◆ Work order ◆
Across the following data, how many lines include the string "name"? Reply with the number and nothing more.

◆ Stored items ◆
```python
class TapConvLayer:

    def __init__(self, weight: torch.Tensor, src_real: Sequence[int], device, bias: Optional[torch.Tensor] = None,
                 name: str = "tapconv", mma_bf16: bool = False):
        w = weight.detach().to("cpu", torch.float32)
        self.Cout, cin, self.KH, self.KW = w.shape
        assert self.KH == self.KW and self.KH % 2 == 1
        self.pad = self.KH // 2
        w1 = w.permute(2, 3, 0, 1).reshape(self.KH * self.KW * self.Cout, cin, 1, 1).contiguous()
        self.inner = ConvLayer(w1, src_real, device, stride=1, pad=0, name=name + "[taps-as-channels 1x1]",
                               mma_bf16=mma_bf16)
        self.bias = None if bias is None else bias.detach().to(device, torch.float32).contiguous()
        self.name = name

    def __call__(self, srcs, out: Act, residual: Optional[Act] = None) -> Act:
        lib = _lib.load()
        y = self.inner(srcs)
        res_ptr, rcs = (None, 0) if residual is None else (residual.t.data_ptr(), residual.cstride)
        if residual is not None:
            assert residual.coff == 0 and residual.C == self.Cout
# ... 204 lines not shown
```

hr-viton_amd/train_ops.py:

```python
from __future__ import annotations

import ctypes as C
import itertools
import os
from typing import Optional, Sequence, Tuple

import torch

from . import _lib, ops
from .ops import ACT_LRELU, ACT_NONE, ACT_RELU, Act, _ceil4, _stream, _Timed, _workspace


MMA_BF16 = [False]


def _bf16_tile(cout: int) -> int:
    p64, p128 = (cout + 63) // 64 * 64, (cout + 127) // 128 * 128
    return 8 if p128 <= p64 else 9


_FROZEN_PACKS: dict = {}


def evict_serving_packs(tokens):
    toks = set(tokens)
    dead = [k for k in _FROZEN_PACKS
            if any(isinstance(e, tuple) and len(e) == 3 and e[0] == "serve" and e[1] in toks for e in k)]
    for k in dead:
        del _FROZEN_PACKS[k]
    return len(dead)


class _Side:
    streams: dict = {}
    pending: dict = {}
    active = [False]


def wgrad_side_maxpix() -> int:
    if os.environ.get("HRV_WGRAD_SIDE", "0") != "1":
        return 0
    return int(os.environ.get("HRV_WGRAD_SIDE_MAXPIX", "65536") or 0)

# ... 300 lines not shown
    bp = (C.c_void_p * n)(*[g.data_ptr() for g in gbs])
    _lib.check(lib.hrv_shared_taps_grad_f32(dw.data_ptr(), db.data_ptr(), n, hid, c, cp, gp, bp, _stream()),
               "hrv_shared_taps_grad_f32")


def _run_engine(srcs, w_packed, Cout, cfg, N, H, W, Ho, Wo, KH, KW, stride, pad_h, pad_w, out: Act, scale=None,
                shift=None, residual: Optional[Act] = None, res_mode: int = 0, act: int = ACT_NONE, slope: float = 0.2,
                free_extent: int = 0, out_step: int = 0, out_off=(0, 0), out_hw=(0, 0), out_up: int = 0,
                name: str = "conv", flops: float = 0.0, mma_bf16: bool = False, spade=None):
    lib = _lib.load()
    d = _lib.hrv_conv2d_t()
    d.N, d.H, d.W, d.Ho, d.Wo = N, H, W, Ho, Wo
    d.KH, d.KW, d.stride, d.pad = KH, KW, stride, pad_h
    d.pad_w_plus1 = pad_w + 1
    d.nsrc = len(srcs)
    src_bf16 = srcs[0][0].bf16
    for i, (a, up, creal) in enumerate(srcs):
        s = d.src[i]
        assert a.bf16 == src_bf16, f"{name}: the sources of one convolution share one storage type"
        s.ptr, s.C, s.cstride, s.coff, s.up_shift, s.pre_act, s.C_real = (a.t.data_ptr(), ops._cpad(creal, a.bf16),
                                                                          a.cstride, a.coff, up, 0, creal)
    d.w_packed = w_packed.data_ptr()
    d.Cout, d.tile_cfg = Cout, cfg
    d.scale = None if scale is None else scale.data_ptr()
    d.shift = None if shift is None else shift.data_ptr()
    if residual is not None:
        d.residual, d.res_cstride, d.res_coff = residual.t.data_ptr(), residual.cstride, residual.coff
    d.res_mode = res_mode
    d.act, d.act_slope = act, slope
    d.out, d.out_cstride, d.out_coff = out.t.data_ptr(), out.cstride, out.coff
    d.out_up_shift = out_up
    d.free_extent, d.out_step = free_extent, out_step
    d.out_off_h, d.out_off_w, d.out_H, d.out_W = out_off[0], out_off[1], out_hw[0], out_hw[1]
    need = lib.hrv_conv2d_workspace_bytes(C.byref(d))
    if need > 0:
        ws = _workspace(out.t.device, need)
        d.workspace, d.workspace_bytes = ws.data_ptr(), ws.numel() * 4
    if spade is not None:
        d.spade = C.pointer(spade)
    if mma_bf16:
        d.mixed_flags = ((0 if out.bf16 else 1) | (0 if (residual is not None and residual.bf16) else 2) | 4 |
                         (0 if src_bf16 else 8))
    else:
        assert not (src_bf16 or out.bf16 or (residual is not None and residual.bf16)), f"{name}: bf16 tensors need MMA_BF16"
    nbytes = (sum(ops.act_bytes(a, creal) for a, _, creal in srcs) + ops.act_bytes(out, Cout) +
             
              ops.act_bytes(residual, Cout) + float(Cout) * sum(c for _, _, c in srcs) * KH * KW * (2 if mma_bf16 else 4))
    with _Timed("conv", name, flops, nbytes, f"conv_mfma_kernel[tile {cfg}]"):
        fn = lib.hrv_conv2d_nhwc_bf16 if mma_bf16 else lib.hrv_conv2d_nhwc_f32
        _lib.check(fn(C.byref(d), _stream()), f"hrv_conv2d_nhwc_{'bf16' if mma_bf16 else 'f32'}[{name}]")
    return out


def _thin_ok(a: Act, KH: int, KW: int, stride: int, pad: int, cols: int, N: int, H: int, W: int) -> bool:
    import os
    return (MMA_BF16[0] and a.bf16 and stride == 1 and KH == KW and pad == KH // 2 and N * H * W >= 65536 and
            os.environ.get("HRV_THIN_CONV", "1") != "0" and
            bool(_lib.load().hrv_thin_conv_supported(KH, KW, a.Cp, cols)))


def _thin_conv(src: Act, w: torch.Tensor, mode: int, sigma, wscale: float, shift, residual: Optional[Act], res_mode: int,
               act: int, slope: float, out: Act, name: str, flops: float):
    lib = _lib.load()
    d = _lib.hrv_thin_conv_t()
    d.src, d.N, d.H, d.W = src.t.data_ptr(), src.N, src.H, src.W
    d.src_channels, d.src_cstride, d.src_coff = src.Cp, src.cstride, src.coff
    d.w_oihw, d.Cout, d.Cin, d.KH, d.KW = w.data_ptr(), w.shape[0], w.shape[1], w.shape[2], w.shape[3]
    d.sigma = None if sigma is None else sigma.data_ptr()
    d.wscale, d.mode = wscale, mode
    d.shift = None if shift is None else shift.data_ptr()
    if residual is not None:
        d.residual, d.res_cstride, d.res_coff = residual.t.data_ptr(), residual.cstride, residual.coff
# ... 1015 lines not shown
```

Before: 61.39 images/s.

## Reduce split-K partials in-launch via last-arriving block with atomic tile counters

Split-K convolutions now finish inside the main kernel. Each block writes its partial slab, bumps a per-tile atomic counter in the workspace head, and the last-arriving block sums all slabs and runs the normal fused epilogue. This removes the separate reduction kernel launch. It also allows split-K for SPADE convolutions, adds smaller-M tile variants for small problems, and caps per-tile slab bytes. The cost is extra fences and atomics, plus a serialized reduction done by one block, and the workspace counters must stay zeroed across calls.

```diff
diff --git a/hr-viton_amd/csrc/conv_f32.hip b/hr-viton_amd/csrc/conv_f32.hip
--- a/hr-viton_amd/csrc/conv_f32.hip
+++ b/hr-viton_amd/csrc/conv_f32.hip
@@ -2,6 +2,7 @@
 #include <stdlib.h>
 #include <string.h>
 
+#include <type_traits>
 #include <vector>
 
 #include "conv_params.h"
@@ -613,7 +614,73 @@
           }
         }
       }
-    return;
+    if (SPEC || PATCH || p.tile_cnt == nullptr) return;
+    asm volatile("s_waitcnt vmcnt(0)" ::: "memory");
+    __syncthreads();
+    int* last_flag = reinterpret_cast<int*>(smem);
+    if (tid == 0) {
+      __builtin_amdgcn_fence(__ATOMIC_RELEASE, "agent");
+      asm volatile("s_waitcnt vmcnt(0)" ::: "memory");
+      const unsigned ticket = __hip_atomic_fetch_add(p.tile_cnt + lid, 1u, __ATOMIC_RELAXED, __HIP_MEMORY_SCOPE_AGENT);
+      const int last = ticket == (unsigned)(p.splitk - 1);
+      if (last) {
+        __builtin_amdgcn_fence(__ATOMIC_ACQUIRE, "agent");
+        asm volatile("s_waitcnt vmcnt(0)" ::: "memory");
+        __hip_atomic_store(p.tile_cnt + lid, 0u, __ATOMIC_RELAXED, __HIP_MEMORY_SCOPE_AGENT);
+      }
+      *last_flag = last;
+    }
+    __syncthreads();
+    if (!*last_flag) return;
+#pragma unroll
+    for (int i = 0; i < TM; ++i)
+#pragma unroll
+      for (int j = 0; j < TN; ++j)
+#pragma unroll
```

◆ The answer ◆
9